At the end of the day, one has to ask (as usual) whether this patient really needed to be treated at all, or whether he was a perfectly valid candidate for some form of expectant management (e.g., active surveillance). However, while we are still in a mindset for many patients that “I just want the cancer out,” the further development of laser-targeted prostate cancer would seem to be justifiable — if the early results continue to show promise.

9 Responses

  1. Doesn’t Barqawi head up the focal cryotherapy program at UC as well? Seems like an experimental playground for treating indolent cancer …

  2. Seems backwards. I would think that those with life threatening cancers should have the first access to experimental treatments.

  3. I’m not sure I would go quite that far. One way to look at this is that the best way to learn a technique like this is to start on patients who are at limited risk and then see if you can “work your way up” to being able to do it on those who would benefit most (presumably men with a small focus of Gleason 8-10 disease in one lobe).

  4. That would be true when you have some degree of comfort that they are at least as effective as currently available treatments. However, if I was diagnosed tomorrow with Gleason 9 localized prostate cancer, I don’t think I would be ready (yet) to forgo the known potential of an RP carried out by an acknowledged specialist in minimally invasive surgery to try laser-guided surgery. Maybe when Dr. B. has done a couple of dozen and has some follow-up data … but not yet! Others may be willing to take such a risk now, of course — and good luck to them.

  5. I agree. Any patient willing to be in the first group to try these things is braver than I am. And Barqawi is obviously attracted to being the first to perform such things.

  6. PCa tumors are not thought to be SUDDEN, single eruptions, that appear one day but did not exist the day before. All indications are that they are slowly progressing clusters of cells, gradually turning from their benign state that encourages natural apoptosis cycles, into resistant malignancies made up of “out of control” cells that continue to multiply.

    Assuming this is the case, and considering the acknowledged limitations of current technology to identify very early occurring cellular changes (micro) and the multi-focal tendencies of the disease, what gives us any confidence that such focal treatment will ELIMINATE PCa? This is particularly true when one considers that approximately 20 to 30 percent of radical prostatectomy and radiation patients, EVENTUALLY, recur.

    It should be understood by newly diagnosed patients, that “focal” treatment, of any kind, has yet to prove itself in long range results and must be considered highly “experimental.” Providing that is clearly understood and the patient accepts the obvious risks inherent in such experiments, then he has the right to involve himself in such a “trial,” whether others think it is wise or not.

    When there are alternatives available, with known statistical findings exhibiting high rates of success, I guess I would tend to take the known over the unknown. If the rates of success were unusually low, as in SOME more advanced PCa cases, I would likely be far more eager to ride the investigational wave, and to do so with optimism. – John@newPCa.org (aka) az4peaks

  7. If and when imaging techniques are developed to reliably detect small prostate cancers, this technique could be used to treat them nearly as easily as small skin cancers that are removed when detected. Death from prostate cancer would become a thing of the past, or at least extremely rare.

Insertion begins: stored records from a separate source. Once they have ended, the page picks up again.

typedef _Float16 half16_t __attribute__((ext_vector_type(16)));
template <bool DWS>
__device__ __forceinline__ float4_t dw_unit(const half8_t (&a)[3], const uint4 (&bq)[3]) {
    float4_t acc = {0.f, 0.f, 0.f, 0.f};
    if constexpr (DWS) {
        const half8_t b0 = __builtin_bit_cast(half8_t, bq[0]), b1 = __builtin_bit_cast(half8_t, bq[1]);
        acc = __builtin_amdgcn_mfma_f32_16x16x32_f16(a[1], __builtin_bit_cast(half8_t, bq[2]), acc, 0, 0, 0);
        acc = __builtin_amdgcn_smfmac_f32_16x16x64_f16(a[0], __builtin_shufflevector(b0, b1, 0, 1, 2, 3, 4, 5, 6, 7, 8, 9, 10, 11, 12, 13, 14, 15), acc,
                                                       (int)__builtin_bit_cast(uint4, a[2]).x, 0, 0);
    } else {
#pragma unroll
        for (int i = 0; i < 3; ++i) acc = __builtin_amdgcn_mfma_f32_16x16x32_f16(a[i], __builtin_bit_cast(half8_t, bq[i]), acc, 0, 0, 0);
    }
    return acc;
}
template <bool DWS>
__device__ __forceinline__ half8_t dw_frag(const uint4* p, int i) {
    if (DWS && i == 2) return __builtin_bit_cast(half8_t, uint4{*reinterpret_cast<const unsigned*>(p), 0u, 0u, 0u});
    return __builtin_bit_cast(half8_t, *p);
}
template <bool MARCH> struct FfnWalk { typedef TileWalk type; };
template <> struct FfnWalk<true> { typedef ColumnWalk type; };
template <int C, int HPASS, int MINW, bool DWM, bool STAMP = false, int NW = 8, bool DWS = false, bool MARCH = false>
__global__ __launch_bounds__(64 * NW, MINW) void k_mst_ffn_fused(const __half* __restrict__ x , const float* __restrict__ gamma, const float* __restrict__ beta,
                                                          float eps, const uint4* __restrict__ w1pack , const __half* __restrict__ taps ,
                                                          const uint4* __restrict__ w2pack , __half* __restrict__ out , int B,
                                                          int H, int W, const uint4* __restrict__ dwpack , unsigned long long* __restrict__ stamps , int order ) {
    constexpr int FTH = MARCH ? 14 : kFfnTH, HSY = FTH + 2, ROW0 = MARCH ? 2 : 0, NHALO = HS * (HSY - ROW0), NGRP = (NHALO + 31) / 32;
    constexpr int HID = 4 * C, NPASS = HID / HPASS, KS1 = C / 16, KS2 = HPASS / 16, NT = C / 32, YPITCH = C * 2 + 16, LNV = C / 16;
    constexpr int HPITCH = HPASS * 2 + 16, RPITCH = (HS * HPITCH + 255) / 256 * 256 , NCT = HPASS / 32;
    static_assert(C == 32 || C == 64 || C == 128, "31-, 62- or 124-channel blocks (stored 32 / 64 / 128 wide)");
    constexpr int NTHR = 64 * NW, NGW = (NGRP + NW - 1) / NW;
    constexpr int NTW = NT / (NW / 8), NOCTW = HPASS / (8 * NW);
    static_assert((NW == 8 || NW == 16) && NT % (NW / 8) == 0 && (!DWM || HPASS % (8 * NW) == 0) && (DWM || NW == 8) && (DWM || !DWS) && (DWM || !MARCH), "wave split");
    constexpr bool PREFETCH = C <= 64;
    extern __shared__ __align__(16) unsigned char smem[];
    unsigned char* yt = smem;
    unsigned char* ht = yt + (size_t)NGRP * 32 * YPITCH;
    __half* tapl = reinterpret_cast<__half*>(ht + (size_t)HSY * RPITCH);
    float* gl = reinterpret_cast<float*>(tapl + (DWM ? 0 : 9 * HID));
    constexpr bool W2LDS = NW == 16;
    uint4* w2l = reinterpret_cast<uint4*>(gl + 2 * C);
    constexpr int NPRIME = 2 * HS, CARRY = NPRIME * HPITCH;
    unsigned char* carry = reinterpret_cast<unsigned char*>(w2l + (W2LDS ? NT * KS2 * 64 : 0));
    const int tid = threadIdx.x, lane = tid & 63, wave = tid >> 6, p = lane & 31, h = lane >> 5;
    unsigned long long seg[8] = {0, 0, 0, 0, 0, 0, 0, 0}, tlast = 0;
// ... 131 lines not shown
                    const float bq = is_pad(i + 1) ? 0.f : __builtin_fmaf(d[i + 1] * rstd, gl[c + 1], gl[C + c + 1]);
                    o[j / 2] = pack_f16(a, bq);
                }
                *reinterpret_cast<uint4*>(dst + 16 * v) = uint4{o[0], o[1], o[2], o[3]};
            }
        }
    };

    const int n0 = (wave / 8) * NTW, w8 = wave % 8;
    half8_t w2f[W2LDS ? 1 : NTW * KS2];
    auto load_w2 = [&](int pass) {
#pragma unroll
        for (int n = 0; n < NTW; ++n)
#pragma unroll
            for (int s = 0; s < KS2; ++s) w2f[n * KS2 + s] = __builtin_bit_cast(half8_t, w2pack[((size_t)(n0 + n) * (HID / 16) + pass * KS2 + s) * 64 + lane]);
    };
    if constexpr (NPASS == 1 && !W2LDS) load_w2(0);
    half8_t w1f[KS1];
    auto load_w1 = [&](int pass) {
#pragma unroll
        for (int s = 0; s < KS1; ++s) w1f[s] = __builtin_bit_cast(half8_t, w1pack[((size_t)(pass * NCT + wave % NCT) * KS1 + s) * 64 + lane]);
    };
    constexpr bool W1AHEAD = DWM && C == 64 && NPASS > 1 && NW == 8;
    static_assert(!(MARCH && W1AHEAD), "the marching form loads W1 at the top of phase 1 (priming replaces the fragments)");
    if constexpr (W1AHEAD) load_w1(0);
    constexpr int NITEM = (NGRP + NW / NCT - 1) / (NW / NCT);
    int p1_g[NITEM], p1_dst[NITEM], p1_dy[NITEM], p1_dx[NITEM];
#pragma unroll
    for (int j = 0; j < NITEM; ++j) {
        const int g = wave / NCT + j * (NW / NCT), q = 32 * g + p, qc = q < NHALO ? q : 0;
        p1_g[j] = g < NGRP ? g : -1;
        p1_dst[j] = (g < NGRP && q < NHALO) ? (ROW0 + qc / HS) * RPITCH + (qc % HS) * HPITCH + 32 * h : -1;
        p1_dy[j] = ROW0 + qc / HS - 1; p1_dx[j] = qc % HS - 1;
    }
    auto p1_item = [&](int g, unsigned char* base, int off, bool masked, int yy, int xx) {
        float16_t d;
#pragma unroll
        for (int v = 0; v < 16; ++v) d[v] = 0.f;
        const unsigned char* ysrc = yt + (size_t)(32 * g + p) * YPITCH + 16 * h;
#pragma unroll
        for (int s = 0; s < KS1; ++s) d = mfma16(w1f[s], __builtin_bit_cast(half8_t, *reinterpret_cast<const uint4*>(ysrc + 32 * s)), d);
        if (off >= 0) {
            unsigned char* dst = base + off;
            uint32_t keep = 0xffffffffu;
            if (masked) keep = (yy >= 0 && yy < H && xx >= 0 && xx < W) ? 0xffffffffu : 0u;
            constexpr int GP1 = (C == 64 && NW == 8) ? 4 : (C == 32 ? 2 : 1);
            unsigned pk[8];
#pragma unroll
// ... 19 lines not shown
        int td = tid;
        asm volatile("" : "+v"(td));
        const int wl = td >> 6, q = 32 * (wl / NCT) + (td & 31), qc = q < NPRIME ? q : 0, yy = t.y0 - 1 + qc / HS, xx = t.x0 - 1 + qc % HS;
        const int off = q < NPRIME ? qc * HPITCH + 32 * ((td >> 5) & 1) + 64 * (wl % NCT) : -1;
        if (g < NGPRIME) {
#pragma unroll 1
            for (int pass = 0; pass < NPASS; ++pass) {
                load_w1(pass);
                p1_item(g, carry + (size_t)pass * CARRY, off, true, yy, xx);
            }
        }
        __syncthreads();
    };
    typename FfnWalk<MARCH>::type ahead;
    if constexpr (MARCH) ahead.init(blockIdx.x, gridDim.x, B, ty, tx);
    else ahead.init(blockIdx.x, gridDim.x, B, ty, tx, order);
    if (!ahead.live) return;
    Tile t = tile_at(ahead, TS, FTH);
    ahead.advance();
    if constexpr (MARCH) prime(t);
    fetch(t);
    __syncthreads();
    layernorm(NGRP);
    for (;;) {
        const bool halo_inside = t.y0 + ROW0 >= 1 && t.y0 + HSY - 1 <= H && t.x0 >= 1 && t.x0 + HS - 1 <= W;
        float16_t D[NTW];
#pragma unroll
        for (int n = 0; n < NTW; ++n)
#pragma unroll
            for (int v = 0; v < 16; ++v) D[n][v] = 0.f;
#pragma unroll 1
        for (int pass = 0; pass < NPASS; ++pass) {
            stamp(pass == 0 ? 7 : 5);
            __syncthreads();
            stamp(0);
            if constexpr (W2LDS)
                for (int i = tid; i < NT * KS2 * 64; i += NTHR) w2l[i] = w2pack[((size_t)(i / (KS2 * 64)) * (HID / 16) + pass * KS2 + (i / 64) % KS2) * 64 + (i & 63)];
            half8_t af[DWM ? NOCTW : 1][3];
            if constexpr (DWM) {
#pragma unroll
                for (int o2 = 0; o2 < NOCTW; ++o2)
#pragma unroll
                    for (int i = 0; i < 3; ++i) af[o2][i] = dw_frag<DWS>(dwpack + ((size_t)(pass * (HPASS / 8) + NW * o2 + wave) * 3 + i) * 64 + lane, i);
            }
            {
                const int ct = wave % NCT;
                if constexpr (!W1AHEAD) load_w1(pass);
                if constexpr (MARCH) {
                    constexpr int NV = NPRIME * (HPASS / 8);
                    static_assert(NV <= NTHR, "one 16-byte piece per thread");
                    int i = tid;
                    asm volatile("" : "+v"(i));
                    if (i < NV) {
                        const int px = i / (HPASS / 8), o = i % (HPASS / 8);
                        *reinterpret_cast<uint4*>(ht + (size_t)(px / HS) * RPITCH + (size_t)(px % HS) * HPITCH + 16 * o) =
                            *reinterpret_cast<const uint4*>(carry + (size_t)pass * CARRY + (size_t)px * HPITCH + 16 * o);
                    }
                }
#pragma unroll
                for (int j = 0; j < NITEM; ++j) {
                    if (p1_g[j] < 0) continue;
                    p1_item(p1_g[j], ht + 64 * ct, p1_dst[j], !halo_inside, t.y0 + p1_dy[j], t.x0 + p1_dx[j]);
                }
            }
            stamp(1);
            __syncthreads();
            stamp(2);
            bool ahead_fetch = ahead.live;
            if constexpr (MARCH) ahead_fetch = ahead_fetch && !ahead.seg;
            if (PREFETCH && pass == NPASS - 1 && ahead_fetch) fetch(tile_at(ahead, TS, FTH));
// ... 93 lines not shown
#pragma unroll
                    for (int j = 0; j < 8; ++j) acc[j] = 0.f;
#pragma unroll
                    for (int tap = 0; tap < 9; ++tap) {
                        const uint4 hv = *reinterpret_cast<const uint4*>(hbase + (size_t)(tap / 3) * RPITCH + (size_t)(tap % 3) * HPITCH + 32 * s);
                        const uint4 wv = *reinterpret_cast<const uint4*>(tbase + (size_t)tap * HID * 2 + 32 * s);
                        fma_mix_lo(acc[0], hv.x, wv.x); fma_mix_hi(acc[1], hv.x, wv.x);
                        fma_mix_lo(acc[2], hv.y, wv.y); fma_mix_hi(acc[3], hv.y, wv.y);
                        fma_mix_lo(acc[4], hv.z, wv.z); fma_mix_hi(acc[5], hv.z, wv.z);
                        fma_mix_lo(acc[6], hv.w, wv.w); fma_mix_hi(acc[7], hv.w, wv.w);
                    }
                    half8_t bf;
#pragma unroll
                    for (int j = 0; j < 8; j += 2) {
                        const float2_t gv = gelu_fast2(float2_t{acc[j], acc[j + 1]});
                        bf[j] = (_Float16)gv.x;
                        bf[j + 1] = (_Float16)gv.y;
                    }
#pragma unroll
                    for (int n = 0; n < NT; ++n)
                        D[n] = mfma16(w2f[n * KS2 + s], bf, D[n]);
                }
            }
        }
        stamp(5);
        {
            const int yo = t.y0 + 2 * w8 + (p >> 4), xo = t.x0 + (p & 15);
            if (2 * w8 < FTH && yo < H && xo < W) {
                const size_t off = ((t.b * H + yo) * (size_t)W + xo) * C + 16 * h + 32 * n0;
#pragma unroll
                for (int n = 0; n < NTW; ++n) {
                    const uint4 xa = reinterpret_cast<const uint4*>(x + off + 32 * n)[0], xb = reinterpret_cast<const uint4*>(x + off + 32 * n)[1];
                    const unsigned xw[8] = {xa.x, xa.y, xa.z, xa.w, xb.x, xb.y, xb.z, xb.w};
                    unsigned ow[8];
#pragma unroll
                    for (int j = 0; j < 8; ++j) {
                        float s0 = D[n][2 * j], s1 = D[n][2 * j + 1];
                        fma_mix_lo(s0, xw[j], 0x3c003c00u); fma_mix_hi(s1, xw[j], 0x3c003c00u);
                        ow[j] = pack_f16(s0, s1);
                    }
                    reinterpret_cast<uint4*>(out + off + 32 * n)[0] = uint4{ow[0], ow[1], ow[2], ow[3]};
                    reinterpret_cast<uint4*>(out + off + 32 * n)[1] = uint4{ow[4], ow[5], ow[6], ow[7]};
                }
            }
        }
        stamp(6);
        if (!ahead.live) break;
        t = tile_at(ahead, TS, FTH);
        bool fetch_now = !PREFETCH;
        if constexpr (MARCH) {
            if (ahead.seg) { prime(t); fetch_now = true; }
        }
        ahead.advance();
        if (fetch_now) fetch(t);
        layernorm(NGRP);
    }
    if constexpr (STAMP) {
        if (lane == 0 && stamps)
#pragma unroll
            for (int k = 0; k < 8; ++k) stamps[((size_t)blockIdx.x * NW + wave) * 8 + k] = seg[k];
    }
}


constexpr int VS = TS + 4, MS = TS + 2;

template <int C, int MINW>
__global__ __launch_bounds__(kFT, MINW) void k_mst_attn_tail(const __half* __restrict__ v , const __half* __restrict__ x ,
                                                             const uint4* __restrict__ mpack , const __half* __restrict__ taps1 ,
                                                             const __half* __restrict__ taps2 , const float* __restrict__ bias ,
                                                             __half* __restrict__ out, int B, int H, int W, const uint4* __restrict__ wvpack ) {
    constexpr int NO = C / 8, NS = C / 16, NT = C / 32, PP = C * 2 + 16;
    constexpr int VRP = (VS * PP + 255) / 256 * 256, MRP = VRP;
    constexpr int NFILL = (VS * VS * NO + kFT - 1) / kFT;
    extern __shared__ __align__(16) unsigned char smem[];
    unsigned char* vt = smem;
    unsigned char* mt = vt + (size_t)VS * VRP;
    const bool fromx = wvpack != nullptr;
// ... 828 lines not shown
}
__device__ __forceinline__ void conv_in_mfma(const unsigned raw[5], half8_t a0, half8_t a1, uint4 o[2]) {
    const float inv255 = 1.0f / 255.0f;
    float v[16];
    v[15] = 0.f;
#pragma unroll
    for (int t = 0; t < 5; ++t)
#pragma unroll
        for (int c = 0; c < 3; ++c) v[3 * t + c] = (float)((raw[t] >> (8 * c)) & 0xffu) * inv255;
    const half8_t b0 = __builtin_bit_cast(half8_t, uint4{pack_f16(v[0], v[1]), pack_f16(v[2], v[3]), pack_f16(v[4], v[5]), pack_f16(v[6], v[7])});
    const half8_t b1 = __builtin_bit_cast(half8_t, uint4{pack_f16(v[8], v[9]), pack_f16(v[10], v[11]), pack_f16(v[12], v[13]), pack_f16(v[14], v[15])});
    float16_t d;
#pragma unroll
    for (int vv = 0; vv < 16; ++vv) d[vv] = 0.f;
    d = mfma16(a0, b0, d);
    d = mfma16(a1, b1, d);
    unsigned q[8];
#pragma unroll
    for (int vv = 0; vv < 8; ++vv) q[vv] = pack_f16(d[2 * vv], d[2 * vv + 1]);
    o[0] = uint4{q[0], q[1], q[2], q[3]};
    o[1] = uint4{q[4], q[5], q[6], q[7]};
}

    Unlike so much of the research we see published on this board, this is a step in right direction toward ending prostate cancer death in our time, and without the side effects so common to current main stream treatment methods.

  8. My biopsy showed very small rice grain tumor in one area of my prostate. I am looking for the right treatment for my specific condition and need advice and guidance. Please contact me either by phone or email. Thank you.

  9. Brian:

    We do not offer phone or e-mail consultation. However, if you join our social network we can certainly help you to understand the most appropriate options available to you for treatment … if treatment is even necessary at all.